At all events, while the first rapture lasts, said I, let me profess that I most cordially admire this story, and seem to find no praise too exquisite. You, I advised potential readers, may derive from it a more temperate pleasure, you may not even enjoy what my more sophisticated juniors, I confess, are deprecating as "this pseudo-Celtic stuff": and, in fact, the tale can hardly appeal to any considerable audience, just now, since it "exposes" and "arraigns" nothing whatever. With that I had no concern. It was merely my affair to tell everybody who would listen that, to my finding, Messer Marco Polo was a very magically beautiful book.
§ 19
So I said all this in a review which I have here more or less exactly iterated. I count myself to-day fortunate that this review achieved a brief bewildering sort of fame. Virtuosi thought well of it, it was quoted with approval by the literary editors of the leading papers of Des Moines and Walla Walla and Mobile. It seemed, indeed, to be reprinted illimitably in papers everywhere throughout the country, so that The Nation's honorarium but visited me in transit to the bank account of my clipping bureau. And the publishers reproduced this review at full length in their advertisements, and reproduced it, again virtually at full length, upon the novel's dust jacket.... I could open no periodical wherein reading-matter was advertised without encountering the proclamation, "James Branch Cabell says Messer Marco Polo is a very magically beautiful book." At first the phrase read like a ukase, it had the full and final ring of an imperial decree: later, with so constant repetition, it began to take on somehow the flavor of a taunt, and I would read on a bit further, in the next advertisement, hurriedly.... And people wrote to me about my pæans, some to thank me for, as they put it, "discovering" the novel for them, and some of course to rebuke me as the member of a petty clique of assassins, atheists and tomb-defilers who combined thus shamelessly to puff one another's books. And in fine there was rarely seen so much bombilation over any one brief and not especially remarkable criticism, whose only striking characteristics were the dubious ones of enthusiasm and sincerity.
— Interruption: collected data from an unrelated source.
# prtk1729/Paligemma-MultiModal-System

Measured on AMD Instinct MI355X. Metric: image→text tokens/sec + prefill ms, PaliGemma-3B-224 at 1/2/4/8 MI355X, higher is better.
Workload: dtype bf16; 1 GPU; PaliGemma-3B-pt-224 image->text, batch 1, prefill L=264, 128 greedy tokens (BASELINE.json configs[1]); global_batch=1, seq_len=392, parallelism=dp1, decode=hipgraph, prefill=eager

## Files before the change

### paligemma-multimodal-system_amd/csrc/common.h

```cpp
#pragma once
#include <hip/hip_runtime.h>
#include <stdint.h>

typedef uint16_t bf16_t;
typedef __attribute__((ext_vector_type(8))) __bf16 bf16x8;
typedef __attribute__((ext_vector_type(4))) float f32x4;
typedef __attribute__((ext_vector_type(2))) float f32x2;
typedef __attribute__((ext_vector_type(4))) uint32_t u32x4;
typedef __attribute__((ext_vector_type(2))) uint32_t u32x2;

#define LDS_AS __attribute__((address_space(3)))

__device__ __forceinline__ float bf2f(bf16_t v) { return __uint_as_float(((uint32_t)v) << 16); }

__device__ __forceinline__ bf16_t f2bf(float f) {
  __bf16 b = (__bf16)f;
  return __builtin_bit_cast(bf16_t, b);
}
typedef __bf16 pg_bf16x2_t __attribute__((ext_vector_type(2)));
typedef float pg_f32x2_t __attribute__((ext_vector_type(2)));
__device__ __forceinline__ uint32_t pack_bf2(float lo, float hi) {
  return __builtin_bit_cast(uint32_t, __builtin_convertvector(pg_f32x2_t{lo, hi}, pg_bf16x2_t));
}

__device__ __forceinline__ float bf_lo(uint32_t v) { return __uint_as_float(v << 16); }
__device__ __forceinline__ float bf_hi(uint32_t v) { return __uint_as_float(v & 0xffff0000u); }
__device__ __forceinline__ uint32_t pack_fp8x4(float a, float b, float c, float d) {
  int w = __builtin_amdgcn_cvt_pk_fp8_f32(fminf(fmaxf(a, -448.f), 448.f), fminf(fmaxf(b, -448.f), 448.f), 0, false);
  w = __builtin_amdgcn_cvt_pk_fp8_f32(fminf(fmaxf(c, -448.f), 448.f), fminf(fmaxf(d, -448.f), 448.f), w, true);
  return (uint32_t)w;
}

__device__ __forceinline__ float max_xor16(float v) {
  const auto r = __builtin_amdgcn_permlane16_swap(__float_as_uint(v), __float_as_uint(v), false, false);
  return fmaxf(__uint_as_float(r[0]), __uint_as_float(r[1]));
}
__device__ __forceinline__ float max_xor32(float v) {
  const auto r = __builtin_amdgcn_permlane32_swap(__float_as_uint(v), __float_as_uint(v), false, false);
  return fmaxf(__uint_as_float(r[0]), __uint_as_float(r[1]));
}
__device__ __forceinline__ float sum_xor16(float v) {
  const auto r = __builtin_amdgcn_permlane16_swap(__float_as_uint(v), __float_as_uint(v), false, false);
  return __uint_as_float(r[0]) + __uint_as_float(r[1]);
}
// ... 112 lines not shown
```

### paligemma-multimodal-system_amd/csrc/gemm.hip

```cpp
#include "gemm_common.h"

static int gemm_impl(const void* A, int lda, const void* W, int ldw, const float* bias, void* C, int ldc,
                     int M, int N, int K, int epi_flags, int ksplit, const float* aux, int aux_rows, void* aux_out,
                     int aux_ld, int aux_n, const PgFusedArgs* fa, hipStream_t stream) {
  const bool frag = (epi_flags & PG_W_FRAG) != 0;
  const bool fp8 = (epi_flags & PG_FP8) != 0;
  const bool m1 = (epi_flags & PG_TILE_M1) != 0;
  const bool n64 = (epi_flags & PG_TILE_N64) != 0;
  const int epi = epi_flags & 0xFF;
  const bool slot_rows = (epi_flags & PG_SLOT_ROWS) != 0;
  const bool frag13 = (epi_flags & PG_W_FRAG13) != 0;
  const bool frag12 = (epi_flags & PG_W_FRAG12) != 0;
  PG_REQUIRE((epi_flags & ~(0xFF | PG_W_FRAG | PG_FP8 | PG_TILE_M1 | PG_TILE_N64 | PG_SLOT_ROWS | PG_W_FRAG13 |
                            PG_W_FRAG12)) == 0 &&
             epi <= PG_EPI_F32_RES && (frag13 || !frag12));
  if (frag13) {
    const int pm = fa ? fa->pro_mode : 0;
    PG_REQUIRE(!frag && !fp8 && !m1 && !n64 && W != nullptr && ((uintptr_t)W & 15) == 0 && M >= 1 && M <= 4 &&
               N > 0 && N % 16 == 0 && K > 0 && K % 128 == 0 && ldw == K && ksplit >= 1 && ksplit <= 64 &&
               (K / 64) % (8 * ksplit) == 0);
    PG_REQUIRE((epi == PG_EPI_QKV_ROPE && pm == 1) || (epi == PG_EPI_BF16_GELU_MUL && pm == 1) ||
               (epi == PG_EPI_FX_ADD && (pm == 0 || pm == 2)) || (epi == PG_EPI_F32_FIN && pm == 0) ||
               (epi == PG_EPI_F32 && pm == 4));
  }
  if (m1) PG_REQUIRE(!fp8 && !n64 && M >= 256 && M <= 288 && (fa == nullptr || fa->pro_mode == 0));
  if (n64) PG_REQUIRE(M > 16);
  PG_REQUIRE(M > 0 && N > 0 && K > 0 && ksplit >= 1 && W != nullptr && C != nullptr);
  PG_REQUIRE(K % 32 == 0 && ldw >= K && (N % 4) == 0);
  if (frag && !fp8) PG_REQUIRE(N % 16 == 0 && K % 64 == 0 && ldw == K &&
                       (epi == PG_EPI_BF16 || epi == PG_EPI_BF16_GELU_MUL || epi == PG_EPI_F32 ||
                        epi == PG_EPI_QKV_ROPE || epi == PG_EPI_F32_FIN || epi == PG_EPI_F32_ADD ||
                        epi == PG_EPI_FX_ADD || epi == PG_EPI_F32_RES));
  PgFusedArgs f{};
// ... 98 lines not shown
```

### paligemma-multimodal-system_amd/csrc/gemm_gemv.hip

```cpp
#include "gemm_common.h"

#define XPAD 8

#ifndef PG_GEMV_PREW
#define PG_GEMV_PREW 1
#endif
#ifndef PG_GEMV_NT
#define PG_GEMV_NT 0
#endif
#ifndef PG_GEMV_CONTIG
#define PG_GEMV_CONTIG 0
#endif
#ifndef PG_GEMV_QKV_NT1
#define PG_GEMV_QKV_NT1 1
#endif
#ifndef PG_GEMV_D2
#define PG_GEMV_D2 4
#endif
#ifndef PG_GEMV_LM_NT
#define PG_GEMV_LM_NT 2
#endif
#ifndef PG_GEMV_LM_D
#define PG_GEMV_LM_D 6
#endif
// ... 300 lines not shown
  u32x4 cq;
  unsigned c5;
};
template <int MODE>
__device__ __forceinline__ void decode12(const W12& b, unsigned bias, u32x4 (&op)[2][2]) {
  unsigned q[4] = {b.cq[0], b.cq[1], b.cq[2], b.cq[3]};
  unsigned c5 = 0;
#pragma unroll
  for (int d = 0; d < 4; ++d) asm volatile("" : "+v"(q[d]));
  if constexpr (MODE > 0) {
    c5 = b.c5;
    asm volatile("" : "+v"(c5));
  }
  const unsigned badd = bias * 0x00800080u;
#pragma unroll
  for (int P = 0; P < 16; ++P) {
    const unsigned w = q[P >> 2];
    unsigned e = ((P & 3) == 0 ? w << 7 : (P & 3) == 1 ? w << 3 : (P & 3) == 2 ? w >> 1 : w >> 5) & 0x07800780u;
    if constexpr (MODE > 0)
      e |= (P < 11 ? c5 << (11 - P) : c5 >> (P - 11)) & 0x08000800u;
    if constexpr (MODE == 2) {
      const unsigned nz = ((e + 0x0f800f80u) >> 5) & 0x00800080u;
      e += __umul24(nz, bias);
    } else {
      e += badd;
    }
    const int h = P >> 3, s = (P >> 2) & 1, p = P & 3;
    const unsigned x = b.sm[h][p];
    const unsigned d = __builtin_amdgcn_perm(x, x, s == 0 ? 0x02020000u : 0x03030101u);
    op[h][s][p] = (d & 0x807f807fu) | e;
  }
}
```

But this to-do had the merit of drawing people's attention to Messer Marco Polo and of provoking people to read this small novel. And many thousands joyed in the reading of it, very much as I had done. For here again was the true formula and the hero with whom mankind peculiarly delights in imagination to identify itself,—the hero who wanders footloose and at adventure through lands which are to him and to the reader in nothing familiar. It is the formula of the Odyssey, the formula of picaresque romance, and of all fairy stories properly equipped with quests and an indomitable third prince. It is of course precisely the one formula which cannot ever lose its charm so long as men retain that frame of mind which seems coeval with recorded history, of being bored by the routine of their daily living.... And people also found in Messer Marco Polo just the quality I had ascribed to this book, the quality which I have vaguely indicated as wizardry.